Time Warp
Discovery Channel
8-9pm Wednesdays
MIT PhD student Jeff Lieberman is the star of the new Discovery Channel series Time Warp, which showcases everyday events in slow motion, then explains the science behind what we’re seeing. Lieberman is the science guy, revealing how everything works; his co-host Matt Kearney is the video guy, capturing activities in super slow motion. While the show covers many exciting occurrences, from car crashes to water balloons, it’s the motive behind the show—to motivate viewers to analyze what they observe—that’s even more enthralling, and Lieberman himself is clearly very invested in this motive.
Lieberman, who already holds two bachelor's and master's degrees, has always been interested in the scientific side of things. He laments, however, that most people don’t see themselves as capable of—or even interested in—understanding science and its ability to reveal how things work. He asserts with enthusiasm, “All of us are scientists automatically. The fact that you can walk means you’re doing one of the most difficult dynamic balancing systems in the world—it’s just that we don’t necessarily have the theoretical background to analyze it.”
And that theoretical background is often determined early on. Lieberman laments, “I think by the time you get into third grade you’ve decided whether you’re going to be a math/science person or not, and that’s because your teachers have kind of told you, and that’s a really sad failing.” Most of us who have ended up in literary careers can relate to this tale of tracking. A bad grade in fractions doomed us to a life of laptop-tapping; a lucky laboratory experiment put our friends in line for laboratory jobs. It’s a big gap.
Lieberman doesn’t expect everybody to become a scientist, but he does hope that his show, and others like it (such as Mythbusters and How It’s Made), will help people regain that fundamental scientific trait: curiosity. If we don’t wonder, we’ll never discover, and Lieberman is all about promoting that sense of wonder. He laments that most people don’t understand how objects around them really work, and they don’t even think about what they don’t understand. Science is not often at the forefront of our lives, but television is one way to put it there. And, as Lieberman puts it, “The power of showing someone something instead of telling someone something is amazing.”
Tune in tonight for Time Warp, and find more Lieberman after the jump.
And Lieberman shows us things in other ways beyond his television show. He’s been involved in complex robotic and mechanical art projects for years, not to mention more traditional photography endeavors. His most recent major undertaking, Absolut Quartet, is a musical-mechanical collaboration between Lieberman and Dan Paluska. Absolut Quartet takes in a user’s input of notes, then makes it into an entire symphony, reproducing the notes in sequence using various mechanical devices, mostly robot arms that fling rubber balls against keyboards to create the appropriate sound. Such an undertaking is obviously complex, but Lieberman is quick to note that it would have been even more so without help, saying the Quartet would have required “a million times as much work” if it had been just himself and Paluska.

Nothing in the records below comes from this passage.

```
template <int K, int S, int P, bool UP, int HI, int HO, int CIN, int IG, int NB, int RB>
__global__ __launch_bounds__(512, 2) void pos_conv_kernel(PosArgs a) {
  using TP = PosTaps<K, S, P, UP>;
  constexpr int NPH1 = UP ? S : 1;
  constexpr int HQ = UP ? HO / S : HO;
  constexpr int NPOS = HQ * HQ, NCF = NPOS * IG, CPT = CIN / 32, IPT = 16 * IG;
  constexpr int SO = UP ? S : 1;
  constexpr int IMGB = HI * HI * CIN * 2, IP = IMGB + 32;
  constexpr int CV = CIN / 8, VPI = HI * HI * CV;
  static_assert(NCF <= 16 && CIN % 32 == 0 && (UP ? HO % S == 0 : true), "pos_conv: geometry");
  static_assert(IMGB < 65536, "pos_conv: ds_read immediate range");
  extern __shared__ __attribute__((aligned(16))) char smem[];
  const int t = threadIdx.x, nthr = blockDim.x, lane = t & 63, wv = __builtin_amdgcn_readfirstlane(t >> 6), gq = lane >> 4, r = lane & 15;
  const int nw = nthr >> 6;
  const int c0 = (blockIdx.y * nw + wv) * 32;
  char* sPatch = smem;
  float* sStat = reinterpret_cast<float*>(smem + IPT * IP) + wv * 64;
  const bf16_t* __restrict__ X = reinterpret_cast<const bf16_t*>(a.x);
  bf16_t* __restrict__ Y = reinterpret_cast<bf16_t*>(a.y);
  const bool has_pro = a.pro_scale != nullptr, has_stats = a.stats != nullptr, accum = a.accumulate != 0;
  const float relu_lo = a.pro_relu ? 0.f : -__builtin_inff();
  const char* lb[IG];
#pragma unroll
  for (int ig = 0; ig < IG; ++ig) lb[ig] = sPatch + (ig * 16 + r) * IP + gq * 16;
  sStat[lane] = 0.f;

  for (int tile = blockIdx.x; tile < a.ntiles; tile += gridDim.x) {
    const int n0 = tile * IPT;
    const int nimg = min(IPT, a.N - n0);
    __syncthreads();
    {
      const int cv = t % CV;
      float psc[8], psh[8];
#pragma unroll
      for (int j = 0; j < 8; j += 4) {
        const float4 sc = has_pro ? *reinterpret_cast<const float4*>(a.pro_scale + cv * 8 + j) : make_float4(1.f, 1.f, 1.f, 1.f);
        const float4 sh = has_pro ? *reinterpret_cast<const float4*>(a.pro_shift + cv * 8 + j) : make_float4(0.f, 0.f, 0.f, 0.f);
        psc[j] = sc.x; psc[j + 1] = sc.y; psc[j + 2] = sc.z; psc[j + 3] = sc.w;
        psh[j] = sh.x; psh[j + 1] = sh.y; psh[j + 2] = sh.z; psh[j + 3] = sh.w;
      }
      const Vec16* src = reinterpret_cast<const Vec16*>(X + (long)n0 * (HI * HI * CIN));
      const int nvalid = nimg * VPI;
      constexpr int kSV = 8;
      for (int v0 = t; v0 < IPT * VPI; v0 += kSV * nthr) {
        Vec16 q[kSV];
#pragma unroll
        for (int k = 0; k < kSV; ++k) {
          const int v = v0 + k * nthr;
          q[k] = Vec16{{0, 0, 0, 0}};
          if (v < nvalid) q[k] = src[v];
        }
#pragma unroll
        for (int k = 0; k < kSV; ++k) {
// ... 30 lines not shown
#pragma unroll
        for (int m = 0; m < 2; ++m)
#pragma unroll
          for (int cf = 0; cf < NCF; ++cf) acc[m][cf] = (f32x4){0, 0, 0, 0};
        using PL = PosPlan<K, S, P, UP, HI, HO, CIN, IG, pi>;
        constexpr int W = PL::W;
        Vec16 abuf[NB][2];
        Vec16 bbuf[RB];
        static_for<0, (NB - 1 < NU ? NB - 1 : NU)>([&](auto U) {
          constexpr int u = decltype(U)::value;
          load_a(abuf[u % NB], u);
        });
        static_for<0, (RB - 1 < W ? RB - 1 : W)>([&](auto I) {
          constexpr int w = decltype(I)::value;
          bbuf[w % RB] = *reinterpret_cast<const Vec16*>(lb[PL::tab.it[w].cf % IG] + PL::tab.it[w].off);
        });
        static_for<0, NU>([&](auto U) {
          constexpr int u = decltype(U)::value;
          constexpr int w0 = PL::first_of(u), w1 = PL::first_of(u + 1);
          if constexpr (u + NB - 1 < NU) load_a(abuf[(u + NB - 1) % NB], u + NB - 1);
          __builtin_amdgcn_sched_barrier(0);
          static_for<w0, w1>([&](auto I) {
            constexpr int w = decltype(I)::value, cf = PL::tab.it[w].cf;
            if constexpr (w + RB - 1 < W)
              bbuf[(w + RB - 1) % RB] = *reinterpret_cast<const Vec16*>(lb[PL::tab.it[w + RB - 1].cf % IG] + PL::tab.it[w + RB - 1].off);
            acc[0][cf] = mma_bf16(abuf[u % NB][0], bbuf[w % RB], acc[0][cf]);
            acc[1][cf] = mma_bf16(abuf[u % NB][1], bbuf[w % RB], acc[1][cf]);
            __builtin_amdgcn_sched_barrier(0);
          });
        });
        float st1[8], st2[8];
#pragma unroll
        for (int j = 0; j < 8; ++j) { st1[j] = 0.f; st2[j] = 0.f; }
        static_for<0, NCF>([&](auto CF) {
          constexpr int cf = decltype(CF)::value, pos = cf / IG, ig = cf % IG;
          constexpr int ho = (pos / HQ) * SO + ph, wo = (pos % HQ) * SO + pw;
          if (ig * 16 + r < nimg) {
            const unsigned ob = ((unsigned)(n0 + ig * 16 + r) * (HO * HO) + (unsigned)(ho * HO + wo)) * (unsigned)a.Cout + (unsigned)(c0 + 8 * gq);
            float v[8];
#pragma unroll
            for (int j = 0; j < 8; ++j) v[j] = acc[j >> 2][cf][j & 3];
#pragma unroll
            for (int j = 0; j < 8; ++j) { st1[j] += v[j]; st2[j] += v[j] * v[j]; }
            dstore8<bf16_t>(Y + ob, v, accum);
          }
        });
        if (has_stats) {
#pragma unroll
          for (int j = 0; j < 8; ++j) { st1[j] = row16_sum(st1[j]); st2[j] = row16_sum(st2[j]); }
          if (r == 0) {
#pragma unroll
            for (int j = 0; j < 8; ++j) {
              sStat[8 * gq + j] += st1[j];
              sStat[32 + 8 * gq + j] += st2[j];
            }
          }
        }
      }
    });
  }
  if (has_stats) a.stats[(long)blockIdx.x * 2 * a.Cout + (long)(lane >> 5) * a.Cout + c0 + (lane & 31)] = sStat[lane];
}

#ifndef POS_NB16
#define POS_NB16 4
#endif
#ifndef POS_NB8
#define POS_NB8 4
#endif
#ifndef POS_RB16
#define POS_RB16 6
#endif
#ifndef POS_RB8
#define POS_RB8 6
#endif
template <int K, int S, int P, bool UP, int HI, int HO, int CIN, int IG>
static int pos_launch(const PosArgs& a, hipStream_t s) {
  constexpr int IP = HI * HI * CIN * 2 + 32;
  constexpr int HQ = UP ? HO / S : HO, NCF = HQ * HQ * IG;
  constexpr int NB = NCF > 8 ? POS_NB16 : POS_NB8, RB = NCF > 8 ? POS_RB16 : POS_RB8;
  auto* kern = &pos_conv_kernel<K, S, P, UP, HI, HO, CIN, IG, NB, RB>;
  const size_t lds = (size_t)16 * IG * IP + (size_t)a.nw * 256;
  static bool attr_set = false;
  if (!attr_set) {
    const hipError_t e = hipFuncSetAttribute(reinterpret_cast<const void*>(kern), hipFuncAttributeMaxDynamicSharedMemorySize, 160 * 1024);
    if (e != hipSuccess) { set_error("pos_conv: hipFuncSetAttribute: %s", hipGetErrorString(e)); return MMVAE_ERR_HIP; }
    attr_set = true;
  }
  if (lds > 160 * 1024 || (64 * a.nw) % (CIN / 8) != 0) { set_error("pos_conv: tile does not fit (lds %zu, nw %d)", lds, a.nw); return MMVAE_ERR_UNSUPPORTED; }
  const int ntiles = (a.N + 16 * IG - 1) / (16 * IG);
  PosArgs b = a; b.ntiles = ntiles;
  const int gx = ntiles < kGatherMaxGridX ? ntiles : kGatherMaxGridX;
  dim3 grid(gx, a.Cout / (32 * a.nw)), block(64 * a.nw);
  hipLaunchKernelGGL(kern, grid, block, lds, s, b);
  const int rc = check_launch("pos_conv");
  return rc ? rc : gx;
}

}
```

In addition to promoting scientific curiosity, Lieberman wants to “try to make people realize how amazing it is to collaborate,” because there’s no way any of us can be as much alone as we are together. Even projects that Lieberman completed by himself—such as art projects like an electromagnetically suspended light bulb—aren’t meaningful without viewer response, something that Lieberman also finds important in his show. Instead of watching his show, he prefers to “watch people’s reactions” to it, learning from their behavior what they respond to and how the show could become better. Lieberman says, “The show is important because of the potential to reach so many people. It’s something that I don’t take lightly.” Likewise, of his work with robots, Lieberman emphasizes, “I’m much more concerned about people than I am about robots. The robots are a tool” to create devices that can help humanity. The question to ask is, not how great are these new technologies, but “What new things can happen with these technologies?”
In keeping with his desire to help others, Lieberman laments our inability to understand the scope of the global warming crisis, saying that we need to act quickly if we’re to redirect our future. He describes the difficulty humans have in understanding events on a large scale, saying that we can best understand measurements from 1mm to 100meters, making it difficult to comprehend the enormity of the environmental problems we face. Perhaps with a little more scientific curiosity and ingenuity, however, we could come to confront our situation head-on.
“The thing that I think about probably more than anything is that we have all the ability to stop all the problems we have right now in the world,” from the energy crisis to poverty and homelessness, “and it’s not our priority,” says Lieberman.